6 250401

Proposition

Let $A$ be an Artinian ring, and let $U$ be a finitely generated $A$-module.

• TFAE for an $A$-submodule of $U$:
  • $V=\mathrm{Rad}U$
  • $V$ is the smallest submodule of $U$ with semisimple quotient.
  • $J(A)U=V$
• TFAE for an $A$-submodule of $U$:
  • $V=\mathrm{soc}U$
  • $V$ is the largest semisimple submodule of $U$
  • $V=\{u\in U:J(A)u=0\}$.

\begin{proof} See ^045478. \end{proof}

Definition

Let $U$ be a finitely generated $A$-module with $A$ Artinian.
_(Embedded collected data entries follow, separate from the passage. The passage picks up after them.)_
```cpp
inline int attention_x3_launch(const float* qkv, float* out, int B, int T, int heads, hipStream_t s, const char* planes = nullptr) {
    const int qtiles = (T + 127) / 128;
#ifdef TSTAR_ATTN_X3_LAB
    static bool attr[2] = {false, false};
    if (planes) {
        if (!attr[1]) {
            const hipError_t e = hipFuncSetAttribute(reinterpret_cast<const void*>(ax3::attention_x3_kernel<true>), hipFuncAttributeMaxDynamicSharedMemorySize, ax3::LDS_BYTES);
            if (e != hipSuccess) return (int)e;
            attr[1] = true;
        }
        hipLaunchKernelGGL(ax3::attention_x3_kernel<true>, dim3(B * heads * qtiles), dim3(256), ax3::LDS_BYTES, s, qkv, planes, out, T, heads, qtiles);
        return (int)hipGetLastError();
    }
    if (!attr[0]) {
        const hipError_t e = hipFuncSetAttribute(reinterpret_cast<const void*>(ax3::attention_x3_kernel<false>), hipFuncAttributeMaxDynamicSharedMemorySize, ax3::LDS_BYTES);
        if (e != hipSuccess) return (int)e;
        attr[0] = true;
    }
#endif
    if (planes) return (int)hipErrorInvalidValue;
    hipLaunchKernelGGL(ax3::attention_x3_kernel<false>, dim3(B * heads * qtiles), dim3(256), ax3::LDS_BYTES, s, qkv, planes, out, T, heads, qtiles);
    return (int)hipGetLastError();
}

#ifdef TSTAR_ATTN_X3_LAB
inline int kv_planes_launch(const float* qkv, char* planes, int rows, int heads, hipStream_t s) {
    const size_t n = (size_t)((rows + 31) / 32) * 16 * 16 * heads;
    hipLaunchKernelGGL(ax3::kv_planes_kernel, dim3((unsigned)((n + 255) / 256)), dim3(256), 0, s, qkv, planes, rows, heads);
    return (int)hipGetLastError();
}
#endif

}
```

Baseline: 11890.

## Finely interleave softmax exp and bf16 split steps between attention MFMAs

Replaces the coarse softmax pieces with a per-MFMA gap schedule. Each exponential and each sub-step of the 3-term bf16 split now sits in its own slot between QK MFMAs, with inline-asm register pins to hold the order. The splits of the last probability pairs (set by SPLIT_A) move into phase B alongside the PV MFMAs, and the V-fragment LDS reads are redistributed so latency is hidden behind MFMAs. The aim is to remove VALU/MFMA serialization stalls in the attention inner loop, at the cost of more live registers and reliance on the compiler honoring the pinned schedule. Optional timestamp instrumentation is added behind lab macros.

```diff
diff --git a/tstar_amd/csrc/attention_x3.h b/tstar_amd/csrc/attention_x3.h
--- a/tstar_amd/csrc/attention_x3.h
+++ b/tstar_amd/csrc/attention_x3.h
@@ -21,6 +21,24 @@
 constexpr int LDS_BYTES = NKB * KBUF + NVB * VBUF;
 
 #define AX3_FENCE() __builtin_amdgcn_sched_barrier(0)
+template <class V> __device__ __forceinline__ void pin(V& x) { asm volatile("" : "+v"(x)); }
+
+#ifndef AX3_SPLIT_A
+#define AX3_SPLIT_A 6
+#endif
+constexpr int SPLIT_STEPS = 11, SPLIT_A = AX3_SPLIT_A;
+constexpr int STAGE_G0 = 8 - SPLIT_A < 2 ? 8 - SPLIT_A : 2;
+constexpr int split_begin(int g) {
+    const int b = g < 2 ? 0 : g <= 17 ? 2 * (g - 2) : g <= 23 ? 32 + 6 * (g - 18) : SPLIT_A * SPLIT_STEPS;
+    return b < SPLIT_A * SPLIT_STEPS ? b : SPLIT_A * SPLIT_STEPS;
+}
+constexpr bool split_follows_exps() {
+    for (int j = 0; j < SPLIT_A; ++j)
+        if (split_begin(2 * j + 2) > j * SPLIT_STEPS) return false;
+    return true;
+}
+static_assert(SPLIT_A >= 4 && SPLIT_A <= 8, "the pairs 0..3 feed the first MFMA of phase B; the others only its K = 16 step 1 (group 6 on)");
+static_assert(split_follows_exps(), "a pair is split before its exponentials");
 
 __device__ __forceinline__ void split2_rn3(float x0, float x1, unsigned (&o)[3]) {
 #pragma unroll
@@ -50,6 +68,13 @@
 __device__ __forceinline__ f32x16 mfma(const bf16x8 a, const u32x4 b, const f32x16 c) {
     return __builtin_amdgcn_mfma_f32_32x32x16_bf16(a, __builtin_bit_cast(bf16x8, b), c, 0, 0, 0);
 }
+
+#if defined(TSTAR_ATTN_X3_LAB) && defined(AX3_STAMPS)
+__device__ unsigned long long ax3_stamps[4];
+#define AX3_STAMP(i) do { const unsigned long long now_ = __builtin_amdgcn_s_memtime(); stamp_acc[i] += now_ - stamp_last; stamp_last = now_; } while (0)
+#else
+#define AX3_STAMP(i) do { } while (0)
+#endif
 
 template <bool PLANES>
 __global__ __launch_bounds__(256, 2) void attention_x3_kernel(const float* __restrict__ qkv, const char* __restrict__ planes,
@@ -214,84 +239,112 @@
     }
     __syncthreads();
 
-    auto soft_piece = [&](auto P, auto MASK, f32x16& sc_, int kb) __attribute__((always_inline)) {
-        constexpr int p = decltype(P)::value;
-        if constexpr (p == 0) {
-            if constexpr (PLANES) {
-                if (decltype(MASK)::value) {
-                    const int row0 = (kt0 + kb) * KB + 4 * h - R0;
-#pragma unroll
-                    for (int r = 0; r < 16; ++r) sc_[r] = (unsigned)(row0 + (r & 3) + 8 * (r >> 2)) < (unsigned)T ? sc_[r] : -INFINITY;
-                }
-            } else if (decltype(MASK)::value && !tail_key && kb == nkb - 1) {
-                const int key0 = kb * KB + 4 * h;
-#pragma unroll
-                for (int r = 0; r < 16; ++r) sc_[r] = (key0 + (r & 3) + 8 * (r >> 2)) < T ? sc_[r] : -INFINITY;
-            }
-            mb = sc_[0];
-#pragma unroll
-            for (int r = 1; r < 16; ++r) mb = fmaxf(mb, sc_[r]);
-        } else if constexpr (p == 1) {
-            mb = xhalf_max(mb);
-            m_new = fmaxf(m_run, mb);
-            alpha = __builtin_amdgcn_exp2f(m_run - m_new);
-            m_run = m_new;
-            ps = 0.f;
-        } else if constexpr (p < 6) {
-            constexpr int c = p - 2;
-#pragma unroll
-            for (int r = 4 * c; r < 4 * c + 4; ++r) { sc_[r] = __builtin_amdgcn_exp2f(sc_[r] - m_new); ps += sc_[r]; }
-        } else if constexpr (p == 6) {
-            ps = xhalf_sum(ps);
-            l_run = l_run * alpha + ps;
-        } else {
-            constexpr int j = p - 7;
-            unsigned o[3];
-            split2_rn3(sc_[2 * j], sc_[2 * j + 1], o);
-#pragma unroll
-            for (int k = 0; k < 3; ++k) pp[k][j >> 2][j & 3] = o[k];
-        }
+    auto p_max = [&](auto MASK, f32x16& sc_, int kb) __attribute__((always_inline)) {
+        if constexpr (PLANES) {
+            if (decltype(MASK)::value) {
+                const int row0 = (kt0 + kb) * KB + 4 * h - R0;
+#pragma unroll
+                for (int r = 0; r < 16; ++r) sc_[r] = (unsigned)(row0 + (r & 3) + 8 * (r >> 2)) < (unsigned)T ? sc_[r] : -INFINITY;
+            }
+        } else if (decltype(MASK)::value && !tail_key && kb == nkb - 1) {
+            const int key0 = kb * KB + 4 * h;
+#pragma unroll
+            for (int r = 0; r < 16; ++r) sc_[r] = (key0 + (r & 3) + 8 * (r >> 2)) < T ? sc_[r] : -INFINITY;
+        }
+        mb = sc_[0];
+#pragma unroll
+        for (int r = 1; r < 16; ++r) mb = fmaxf(mb, sc_[r]);
+        pin(mb);
+    };
+    auto p_stat = [&]() __attribute__((always_inline)) {
+        mb = xhalf_max(mb);
+        m_new = fmaxf(m_run, mb);
+        alpha = __builtin_amdgcn_exp2f(m_run - m_new);
+        m_run = m_new;
+        ps = 0.f;
+        pin(m_new); pin(alpha);
+    };
+    auto p_sum = [&]() __attribute__((always_inline)) {
+        ps = xhalf_sum(ps);
+        l_run = l_run * alpha + ps;
+        pin(l_run);
+    };
+    float sx0[8], sx1[8], st_[8];
+    unsigned shb[8][3];
+    auto split_step = [&](auto J, auto S, f32x16& sc_) __attribute__((always_inline)) {
+        constexpr int j = decltype(J)::value, s = decltype(S)::value, k = s / 5, w = s % 5;
+        constexpr bool first = k == 0 && j < SPLIT_A;
+        const float x0 = first ? sc_[2 * j] : sx0[j], x1 = first ? sc_[2 * j + 1] : sx1[j];
+        if constexpr (w == 0) {
+            f32x2 x; x[0] = x0; x[1] = x1;
+            shb[j][k] = __builtin_bit_cast(unsigned, __builtin_convertvector(x, bf16x2));
+        } else if constexpr (w == 1) st_[j] = __uint_as_float(shb[j][k] << 16);
+        else if constexpr (w == 2) sx0[j] = x0 - st_[j];
+        else if constexpr (w == 3) st_[j] = __uint_as_float(shb[j][k] & 0xFFFF0000u);
+        else sx1[j] = x1 - st_[j];
+    };
+    auto split_pin = [&](auto J, auto S) __attribute__((always_inline)) {
+        constexpr int j = decltype(J)::value, s = decltype(S)::value, k = s / 5, w = s % 5;
+        if constexpr (w == 0) { pin(shb[j][k]); pp[k][j >> 2][j & 3] = shb[j][k]; }
+        else if constexpr (w == 1 || w == 3) pin(st_[j]);
+        else if constexpr (w == 2) pin(sx0[j]);
+        else pin(sx1[j]);
+    };
+    auto split_steps = [&]<int... P>(std::integer_sequence<int, P...>, auto BASE, f32x16& sc_) __attribute__((always_inline)) {
+        (split_step(std::integral_constant<int, (decltype(BASE)::value + P) / SPLIT_STEPS>{},
+                    std::integral_constant<int, (decltype(BASE)::value + P) % SPLIT_STEPS>{}, sc_), ...);
+        (split_pin(std::integral_constant<int, (decltype(BASE)::value + P) / SPLIT_STEPS>{},
+                   std::integral_constant<int, (decltype(BASE)::value + P) % SPLIT_STEPS>{}), ...);
+    };
+    auto gap_a = [&](auto G, f32x16& sc_) __attribute__((always_inline)) {
+        constexpr int g = decltype(G)::value;
+        AX3_FENCE();
+        if constexpr (g == 0) p_stat();
+        if constexpr (g >= 1 && g <= 16) sc_[g - 1] = __builtin_amdgcn_exp2f(sc_[g - 1] - m_new);
+        if constexpr (g == 17) p_sum();
+        split_steps(std::make_integer_sequence<int, split_begin(g + 1) - split_begin(g)>{}, std::integral_constant<int, split_begin(g)>{}, sc_);
+        if constexpr (g >= 1 && g <= 16) { pin(sc_); ps += sc_[g - 1]; pin(ps); }
+        AX3_FENCE();
     };
 
     auto phase_a = [&](auto DOQK, auto MASK, f32x16& sc_, f32x16& sn, int kb) __attribute__((always_inline)) {
         constexpr bool doqk = decltype(DOQK)::value;
         const char* kb_ = kbuf + ((kb + 1) & 1) * KBUF;
+        const char* vb_ = vbuf + (kb % NVB) * VBUF;
         bf16x8 k0, k1, k2;
         if constexpr (doqk) {
             k0 = rdk(kb_, 0, 0); k1 = rdk(kb_, 1, 0); k2 = rdk(kb_, 2, 0);
         }
-        soft_piece(std::integral_constant<int, 0>{}, MASK, sc_, kb);
+        p_max(MASK, sc_, kb);
         AX3_FENCE();
         [&]<int... S>(std::integer_sequence<int, S...>) __attribute__((always_inline)) {
             ([&] {
-                if constexpr (doqk) { sn = mfma(k0, qp[2][S], S == 0 ? zero16 : sn); sn = mfma(k0, qp[1][S], sn); }
-                soft_piece(std::integral_constant<int, 1 + 3 * S>{}, MASK, sc_, kb);
-                AX3_FENCE();
+                if constexpr (doqk) sn = mfma(k0, qp[2][S], S == 0 ? zero16 : sn);
+                gap_a(std::integral_constant<int, 6 * S + 0>{}, sc_);
+                if constexpr (doqk) sn = mfma(k0, qp[1][S], sn);
+                gap_a(std::integral_constant<int, 6 * S + 1>{}, sc_);
                 if constexpr (doqk) {
                     sn = mfma(k0, qp[0][S], sn);
                     if constexpr (S < 3) k0 = rdk(kb_, 0, S + 1);
-                    sn = mfma(k1, qp[1][S], sn);
                 }
-                soft_piece(std::integral_constant<int, 2 + 3 * S>{}, MASK, sc_, kb);
-                AX3_FENCE();
+                gap_a(std::integral_constant<int, 6 * S + 2>{}, sc_);
+                if constexpr (doqk) sn = mfma(k1, qp[1][S], sn);
+                gap_a(std::integral_constant<int, 6 * S + 3>{}, sc_);
                 if constexpr (doqk) {
                     sn = mfma(k1, qp[0][S], sn);
                     if constexpr (S < 3) k1 = rdk(kb_, 1, S + 1);
+                }
+                gap_a(std::integral_constant<int, 6 * S + 4>{}, sc_);
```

Define inductively ${\mathrm{Rad}}^n(U)=\mathrm{Rad}({\mathrm{Rad}}^{n-1}(U))$ and ${\mathrm{soc}}^n(U)/{\mathrm{soc}}^{n-1}(U)=\mathrm{soc}(U/{\mathrm{soc}}^{n-1}(U))$.

So ${\mathrm{Rad}}^n(U)=J(A{)}^{n}U$, ${\mathrm{soc}}^n(U)=\{u\in U:J(A{)}^{n}u=0\}$.

Chains of submodules:

• ${\mathrm{Rad}}^0(U)\supseteq \mathrm{Rad}(U)\supseteq \cdots$ is called radical series/Loewy series.
• $0\subseteq \mathrm{soc}(U)\subseteq {\mathrm{soc}}^2(U)\subseteq \cdots$ is called socle series.

We call ${\mathrm{Rad}}^{n-1}U/{\mathrm{Rad}}^{n}U$ radical layer/Loewy layer; ${\mathrm{soc}}^n(U)/{\mathrm{soc}}^{n-1}(U)$ socle layer.

Lemma

${\mathrm{Rad}}^n(U\oplus V)={\mathrm{Rad}}^n(U)\oplus {\mathrm{Rad}}^n(V)$. ${\mathrm{soc}}^n(U\oplus V)={\mathrm{soc}}^n(U)\oplus {\mathrm{soc}}^n(V)$.

Theorem

Let $A$ be an Artinian ring. Let $U$ be an finitely generated $A$-module. The radical series of $U$ is the fastest descending series of submodules of $U$ with semisimple quotient, and the socle series of $U$ is the fastest ascending series with semisimple quotient.

The two series terminate and if $m$ and $n$ are the minimal integer with ${\mathrm{Rad}}^{m}U=0$ and ${\mathrm{soc}}^{n}U=U$, then $m=n$.

\begin{proof} See ^5ypk5s. \end{proof}

Lemma

• Let $A$ be a semisimple ring, then $A$ is Artinian iff it is Noetherian.
• If $A$ is Artinian ring, then it is Noetherian.

\begin{proof} See ^u3of0p. \end{proof}

Definition

Let $I$ be a $2$-sided ideal of $R$. $f$ is an idempotent of $R$. $e=f+I$ is an idempotent in $R/I$. We say $f$ lifts $e$.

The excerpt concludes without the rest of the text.